■ PROBLEM DESCRIPTION ■
Whenever a line of the data below holds the string "template", copy that line.

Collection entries

-            for (int kb = 0; kb < MKB; ++kb) {
-                if (kb < nkb) {
-#pragma unroll
-                    for (int mm = 0; mm < 4; ++mm)
-                        o = __builtin_amdgcn_mfma_f32_16x16x4f32(st[kb][mm], Vs[(16 * kb + 4 * g + mm) * LDK + 16 * cb + c], o, 0, 0, 0);
-                }
-            }
-            if constexpr (OLD) {
-#pragma unroll
-                for (int r = 0; r < 4; ++r) {
-                    const int row = 16 * qb + 4 * g + r;
-                    if (row >= S) continue;
-                    const int col = h * HD + 16 * cb + c;
+        af_mfma_qblock<HD, MKB, OLD>(
+            Ks, Vs, qv, vmask, nkb, a.scale, g, c,
+            [&]() { if (HD == 64 && qb + 1 < nkb) load_q(qb + 1); },
+            [&](int cb, f32x4 o) {
+                if constexpr (OLD) {
+#pragma unroll
+                    for (int r = 0; r < 4; ++r) {
+                        const int row = 16 * qb + 4 * g + r;
+                        if (row >= S) continue;
+                        const int col = h * HD + 16 * cb + c;
+                        if (a.out_f32) {
+                            a.out_f32[(int64_t)(t0 + row) * a.nh * HD + col] = o[r];
+                        } else {
+                            unsigned short p[3];
+                            split_bf16x3(o[r], p[0], p[1], p[2]);
+                            bf16_t* orow = a.out + (int64_t)(t0 + row) * ldo;
+                            for (int sg = 0; sg < a.out_map.n_seg; ++sg) orow[(int64_t)sg * a.nh * HD + col] = p[a.out_map.plane[sg]];
+                        }
+                    }
+                } else {
+                    const int row = 16 * qb + c;
+                    if (row >= S) return;
+                    const int col = h * HD + 16 * cb + 4 * g;
                     if (a.out_f32) {
-                        a.out_f32[(int64_t)(t0 + row) * a.nh * HD + col] = o[r];
+                        *reinterpret_cast<f32x4*>(a.out_f32 + (int64_t)(t0 + row) * a.nh * HD + col) = o;
                     } else {
-                        unsigned short p[3];
-                        split_bf16x3(o[r], p[0], p[1], p[2]);
+                        unsigned short p[4][3];
+#pragma unroll
+                        for (int e = 0; e < 4; ++e) split_bf16x3(o[e], p[e][0], p[e][1], p[e][2]);
                         bf16_t* orow = a.out + (int64_t)(t0 + row) * ldo;
-                        for (int sg = 0; sg < a.out_map.n_seg; ++sg) orow[(int64_t)sg * a.nh * HD + col] = p[a.out_map.plane[sg]];
+                        for (int sg = 0; sg < a.out_map.n_seg; ++sg) {
+                            const int pl = a.out_map.plane[sg];
+                            bf16x4 w;
+#pragma unroll
+                            for (int e = 0; e < 4; ++e) w[e] = (short)(pl == 0 ? p[e][0] : (pl == 1 ? p[e][1] : p[e][2]));
+                            *reinterpret_cast<bf16x4*>(orow + (int64_t)sg * a.nh * HD + col) = w;
+                        }
                     }
                 }
-            } else {
-                af_transpose_quad(o, c & 3);
-                const int row = 16 * qb + 4 * g + (c & 3);
-                if (row >= S) continue;
-                const int col = h * HD + 16 * cb + (c & 12);
-                if (a.out_f32) {
-                    *reinterpret_cast<f32x4*>(a.out_f32 + (int64_t)(t0 + row) * a.nh * HD + col) = o;
-                } else {
-                    unsigned short p[4][3];
-#pragma unroll
-                    for (int e = 0; e < 4; ++e) split_bf16x3(o[e], p[e][0], p[e][1], p[e][2]);
-                    bf16_t* orow = a.out + (int64_t)(t0 + row) * ldo;
-                    for (int sg = 0; sg < a.out_map.n_seg; ++sg) {
-                        const int pl = a.out_map.plane[sg];
-                        bf16x4 w;
-#pragma unroll
-                        for (int e = 0; e < 4; ++e) w[e] = (short)(pl == 0 ? p[e][0] : (pl == 1 ? p[e][1] : p[e][2]));
-                        *reinterpret_cast<bf16x4*>(orow + (int64_t)sg * a.nh * HD + col) = w;
-                    }
-                }
-            }
+            });
+    }
+}
+
+#define AFS_WAVES 16
+template <int HPW>
+__global__ __launch_bounds__(64 * AFS_WAVES, 8) void attention_f32_seq_split_kernel(AttnF32Args a) {
+    constexpr int HD = 64, LDK = HD + 1, CB = HD / 16, NT = 64 * AFS_WAVES;
+    extern __shared__ float af_smem[];
+    const int tid = threadIdx.x, lane = tid & 63, wave = tid >> 6;
+    const int2 ent = a.seq_list[a.list_base + blockIdx.x];
+    const int t0 = ent.x, S = ent.y;
+    const int G = a.nh / a.nkv;
+    const int ld = (a.nh + 2 * a.nkv) * HD;
+    const int g = lane >> 4, c = lane & 15;
+    float* red = af_smem + a.nkv * 2 * 16 * LDK;
+    f32x4 qv[CB];
+    const float* seq = a.qkv + (int64_t)t0 * ld;
+    const int qoff = c * ld + 4 * g;
+    auto load_q = [&](int h) {
+#pragma unroll
+        for (int i = 0; i < CB; ++i) {
+            qv[i] = f32x4{0.f, 0.f, 0.f, 0.f};
+            if (h < a.nh && c < S) qv[i] = *reinterpret_cast<const f32x4*>(seq + (qoff + h * HD + 16 * i));
+        }
+    };
+    const int lgP = __builtin_ctz(2 * a.nkv * (HD / 4)), kstep = NT >> lgP;
+    const int j = tid & ((1 << lgP) - 1), kq = tid >> lgP;
+    const int hv = j / (HD / 4);
+    const int koff = kq * ld + a.nh * HD + 4 * j;
+    float* dst = af_smem + ((hv < a.nkv ? 2 * hv : 2 * (hv - a.nkv) + 1) * 16 + kq) * LDK + (j % (HD / 4)) * 4;
+    unsigned vmask = 0;
+    {
+        f32x4 kv[4];
+#pragma unroll
+        for (int it = 0; it < 4; ++it) {
+            kv[it] = f32x4{0.f, 0.f, 0.f, 0.f};
+            if (kq + it * kstep < S) kv[it] = *reinterpret_cast<const f32x4*>(seq + (koff + it * kstep * ld));
+        }
+        load_q(wave);
+#pragma unroll
+        for (int r = 0; r < 4; ++r) {
+            const int key = 4 * g + r;
+            if (key < S && a.key_valid[t0 + key]) vmask |= 1u << r;
+        }
+#pragma unroll
+        for (int it = 0; it < 4; ++it) {
+            if (kq + it * kstep < 16) {
+#pragma unroll
+                for (int e = 0; e < 4; ++e) dst[it * kstep * LDK + e] = kv[it][e];
+            }
+        }
+    }
+    __syncthreads();
+    f32x4 oacc[HPW][CB];
+    float mx = 0.f;
+#pragma unroll
+    for (int hi = 0; hi < HPW; ++hi) {
+        const int h = wave + AFS_WAVES * hi;
+#pragma unroll
+        for (int cb = 0; cb < CB; ++cb) oacc[hi][cb] = f32x4{0.f, 0.f, 0.f, 0.f};
+        if (h >= a.nh) continue;
+        const float* Ks = af_smem + (h / G) * 2 * 16 * LDK;
+#pragma unroll
+        for (int i = 0; i < CB; ++i) af_transpose_groups(qv[i]);
+        af_mfma_qblock<HD, 1, false>(
+            Ks, Ks + 16 * LDK, qv, vmask, 1, a.scale, g, c,
+            [&]() { if (hi + 1 < HPW) load_q(h + AFS_WAVES); },
+            [&](int cb, f32x4 o) {
+                oacc[hi][cb] = o;
+#pragma unroll
+                for (int e = 0; e < 4; ++e) mx = fmaxf(mx, fabsf(o[e]));
+            });
+    }
+    mx = fmaxf(mx, __shfl_xor(mx, 16));
+    mx = fmaxf(mx, __shfl_xor(mx, 32));
+    const int row = c;
+    if (g == 0) red[row * AFS_WAVES + wave] = mx;
+    __syncthreads();
+#pragma unroll
+    for (int w4 = 0; w4 < AFS_WAVES / 4; ++w4) {
+        const f32x4 r = *reinterpret_cast<const f32x4*>(red + row * AFS_WAVES + 4 * w4);
+        mx = fmaxf(fmaxf(mx, fmaxf(r[0], r[1])), fmaxf(r[2], r[3]));
+    }
+    if (row >= S) return;
+    const float sc = row_scale_pow2(mx);
+    if (wave == 0 && g == 0) a.split_inv[t0 + row] = 1.0f / sc;
+    const int K = a.nh * HD;
+    bf16_t* obase = a.split_out + (int64_t)t0 * K * a.split_nseg;
+    const int ooff = row * K * a.split_nseg;
+#pragma unroll
+    for (int hi = 0; hi < HPW; ++hi) {
+        const int h = wave + AFS_WAVES * hi;
+        if (h >= a.nh) continue;
+#pragma unroll
+        for (int cb = 0; cb < CB; ++cb) {
+            bf16x4 p0, p1;
+#pragma unroll
+            for (int e = 0; e < 4; ++e) {
+                unsigned short f0, f1;
+                split_f16x2(oacc[hi][cb][e] * sc, f0, f1);
+                p0[e] = (short)f0; p1[e] = (short)f1;
+            }
+            const int col = h * HD + 16 * cb + 4 * g;
+            *reinterpret_cast<bf16x4*>(obase + (ooff + col)) = p1;
+            *reinterpret_cast<bf16x4*>(obase + (ooff + K + col)) = p0;
+            if (a.split_nseg == 3) *reinterpret_cast<bf16x4*>(obase + (ooff + 2 * K + col)) = p0;
         }
     }
 }
 
 template <int HD, int NKB>
-static int launch_attention_f32_mfma_cfg(const AttnF32Args& a, size_t lds, hipStream_t s) {
+static int launch_attention_f32_mfma_cfg(const AttnF32Args& a_in, size_t lds, hipStream_t s) {
     static DeviceOnce attr_once;
     if (bool* slot = attr_once.pending()) {
         constexpr int max_sp = NKB ? 16 * NKB : 64;
@@ -451,9 +569,42 @@
                                          hipFuncAttributeMaxDynamicSharedMemorySize, (int)(sizeof(float) * (2 * max_sp + (NKB ? 0 : 64)) * (HD + 1))));
         *slot = true;
     }
-    const dim3 grid((unsigned)a.B, (unsigned)a.nkv), block(256);
+    AttnF32Args a = a_in;
+    int n_seq = a.B;
+    if (a.seq_list) {
+        a.list_base = a.nkb_only ? a.list_off[a.nkb_only - 1] : 0;
+        n_seq = (a.nkb_only ? a.list_off[a.nkb_only] : a.list_off[4]) - a.list_base;
+        if (n_seq == 0) return SR_OK;
+    }
+    const dim3 grid((unsigned)n_seq, (unsigned)a.nkv), block(256);
     SR_REQUIRE(grid.y <= 65535, "attention(fp32): grid too large");
     hipLaunchKernelGGL((attention_f32_mfma_kernel<HD, NKB>), grid, block, lds, s, a);
+    SR_CHECK_LAUNCH();
+    return SR_OK;
+}
+
+static size_t af_seq_split_lds(int nkv) { return sizeof(float) * ((size_t)nkv * 2 * 16 * (64 + 1) + 16 * AFS_WAVES); }
+
+bool attention_f32_fused_split_eligible(const AttnF32Args& a) {
+    const char* env_m = sr_dev_getenv("SR_ATTN_F32_MFMA");
+    const char* env_l = sr_dev_getenv("SR_ATTN_F32_LAYOUT");
+    return a.hd == 64 && (a.nkv == 1 || a.nkv == 2 || a.nkv == 4 || a.nkv == 8) && a.nh == 4 * a.nkv && a.nh <= 2 * AFS_WAVES && !(env_m && *env_m == '0') && !(env_l && *env_l == '0') &&
+           a.seq_list && a.have_classes && a.class_seqs[0] > 0 &&
+           2 * af_seq_split_lds(a.nkv) <= 160 * 1024;
+}
+
+template <int HPW>
+static int launch_attention_f32_seq_split(const AttnF32Args& a_in, hipStream_t s) {
+    AttnF32Args a = a_in;
+    const size_t lds = af_seq_split_lds(a.nkv);
+    static DeviceOnce attr_once;
+    if (bool* slot = attr_once.pending()) {
+        SR_CHECK_HIP(hipFuncSetAttribute(reinterpret_cast<const void*>(&attention_f32_seq_split_kernel<HPW>),
+                                         hipFuncAttributeMaxDynamicSharedMemorySize, 80 * 1024));
+        *slot = true;
+    }
+    a.list_base = a.list_off[0];
+    hipLaunchKernelGGL((attention_f32_seq_split_kernel<HPW>), dim3((unsigned)(a.list_off[1] - a.list_off[0])), dim3(64 * AFS_WAVES), lds, s, a);
     SR_CHECK_LAUNCH();
     return SR_OK;
 }
@@ -470,29 +621,41 @@
 }
 
 template <int HD>
-static int launch_attention_f32_mfma(const AttnF32Args& a_in, hipStream_t s) {
+static int launch_attention_f32_mfma(const AttnF32Args& a_in, hipStream_t s, AttnF32Launched* rec) {
     AttnF32Args a = a_in;
     const int top = (int)ceil_div64(a.max_seqlen < 64 ? a.max_seqlen : 64, 16);
     const char* env = sr_dev_getenv("SR_ATTN_F32_LAYOUT");
     if (env && *env == '0') {
         const size_t lds = sizeof(float) * (size_t)(2 * 16 * top + 4 * 16) * (HD + 1);
+        a.nkb_only = 0;
+        if (rec) ++rec->class_launch[top - 1];
         return launch_attention_f32_mfma_cfg<HD, 0>(a, lds, s);
     }
     const bool force = env && *env == '2';
     if (!a.have_classes && !force) {
         a.nkb_only = 0;
+        if (rec) ++rec->class_launch[top - 1];
         return launch_attention_f32_mfma_class<HD>(a, top, s);
     }
     for (int nkb = 1; nkb <= top; ++nkb) {
         if (a.have_classes && a.class_seqs[nkb - 1] == 0) continue;
         a.nkb_only = nkb;
+        if (HD == 64 && nkb == 1 && a.split_out) {
+            if (rec) rec->fused_seqs = a.list_off[1] - a.list_off[0];
+            SR_TRY(a.nh <= AFS_WAVES ? launch_attention_f32_seq_split<1>(a, s) : launch_attention_f32_seq_split<2>(a, s));
+            continue;
+        }
+        if (rec) ++rec->class_launch[nkb - 1];
         SR_TRY(launch_attention_f32_mfma_class<HD>(a, nkb, s));
     }
     return SR_OK;
 }
 
-int launch_attention_f32(const AttnF32Args& a_in, hipStream_t s) {
+int launch_attention_f32(const AttnF32Args& a_in, hipStream_t s, AttnF32Launched* rec) {
     AttnF32Args a = a_in;
+    if (!a.have_classes) a.seq_list = nullptr;
+    SR_REQUIRE(!a.split_out || (attention_f32_fused_split_eligible(a) && a.split_inv && (a.split_nseg == 2 || a.split_nseg == 3)),
+               "attention(fp32): plane output of the whole-sequence kernel asked for where it cannot run");
     SR_REQUIRE(a.nh % a.nkv == 0, "attention(fp32): num_heads %d not a multiple of num_kv_heads %d", a.nh, a.nkv);
     SR_REQUIRE(a.out_f32 || (a.out_map.n_seg >= 1 && a.out_map.n_seg <= SR_MAX_SEG), "attention(fp32): bad segment map");
     if (a.B == 0 || a.max_seqlen <= 0) return SR_OK;
@@ -501,13 +664,20 @@
     const char* env_m = sr_dev_getenv("SR_ATTN_F32_MFMA");
     if (G == 4 && (a.hd == 64 || a.hd == 128) && !(env_m && *env_m == '0')) {
         a.only_le = 64;
-        SR_TRY(a.hd == 64 ? launch_attention_f32_mfma<64>(a, s) : launch_attention_f32_mfma<128>(a, s));
+        SR_TRY(a.hd == 64 ? launch_attention_f32_mfma<64>(a, s, rec) : launch_attention_f32_mfma<128>(a, s, rec));
         if (a.max_seqlen <= 64) return SR_OK;
         a.only_le = 0; a.only_gt = 64;
     }
+    int n_seq = a.B;
+    if (a.seq_list) {
+        a.list_base = a.only_gt ? a.list_off[4] : 0;
+        n_seq = a.list_off[5] - a.list_base;
+        if (n_seq == 0) return SR_OK;
+    }
+    if (rec) ++rec->long_launch;
     const char* env = sr_dev_getenv("SR_ATTN_F32_GQA");
     if (G == 4 && !(env && *env == '0')) {
-        const dim3 grid((unsigned)a.B, (unsigned)a.nkv, (unsigned)ceil_div64(a.max_seqlen, AF_ROWS)), block(256);
+        const dim3 grid((unsigned)n_seq, (unsigned)a.nkv, (unsigned)ceil_div64(a.max_seqlen, AF_ROWS)), block(256);
         SR_REQUIRE(grid.y <= 65535 && grid.z <= 65535, "attention(fp32): grid too large");
         switch (a.hd) {
             case 64: hipLaunchKernelGGL((attention_f32_gqa_kernel<64, 4>), grid, block, 0, s, a); break;
@@ -517,7 +687,7 @@
         SR_CHECK_LAUNCH();
         return SR_OK;
     }
-    const dim3 grid((unsigned)a.B, (unsigned)a.nh, (unsigned)ceil_div64(a.max_seqlen, AF_ROWS)), block(256);
+    const dim3 grid((unsigned)n_seq, (unsigned)a.nh, (unsigned)ceil_div64(a.max_seqlen, AF_ROWS)), block(256);
     SR_REQUIRE(grid.y <= 65535 && grid.z <= 65535, "attention(fp32): grid too large");
     switch (a.hd) {
         case 64: hipLaunchKernelGGL(attention_f32_kernel<64>, grid, block, 0, s, a); break;
@@ -527,3 +697,22 @@
     SR_CHECK_LAUNCH();
     return SR_OK;
 }
+
+int af_fill_seq_list(const int* h_cu, int B, int2* h_list, int off[6], int class_seqs[4]) {
+    int cnt[5] = {0, 0, 0, 0, 0}, max_len = 0;
+    auto group = [](int len) { return len <= 64 ? (len - 1) >> 4 : 4; };
+    for (int b = 0; b < B; ++b) {
+        const int len = h_cu[b + 1] - h_cu[b];
+        max_len = len > max_len ? len : max_len;
+        if (len >= 1) ++cnt[group(len)];
+    }
+    off[0] = 0;
+    for (int n = 0; n < 5; ++n) off[n + 1] = off[n] + cnt[n];
+    for (int n = 0; n < 4; ++n) class_seqs[n] = cnt[n];
+    int at[5] = {off[0], off[1], off[2], off[3], off[4]};
+    for (int b = 0; b < B; ++b) {
+        const int len = h_cu[b + 1] - h_cu[b];
+        if (len >= 1) h_list[at[group(len)]++] = make_int2(h_cu[b], len);
+    }
+    return max_len;
+}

■ RESPONSE AREA ■
+template <int HPW>
 template <int HD, int NKB>
+template <int HPW>
 template <int HD>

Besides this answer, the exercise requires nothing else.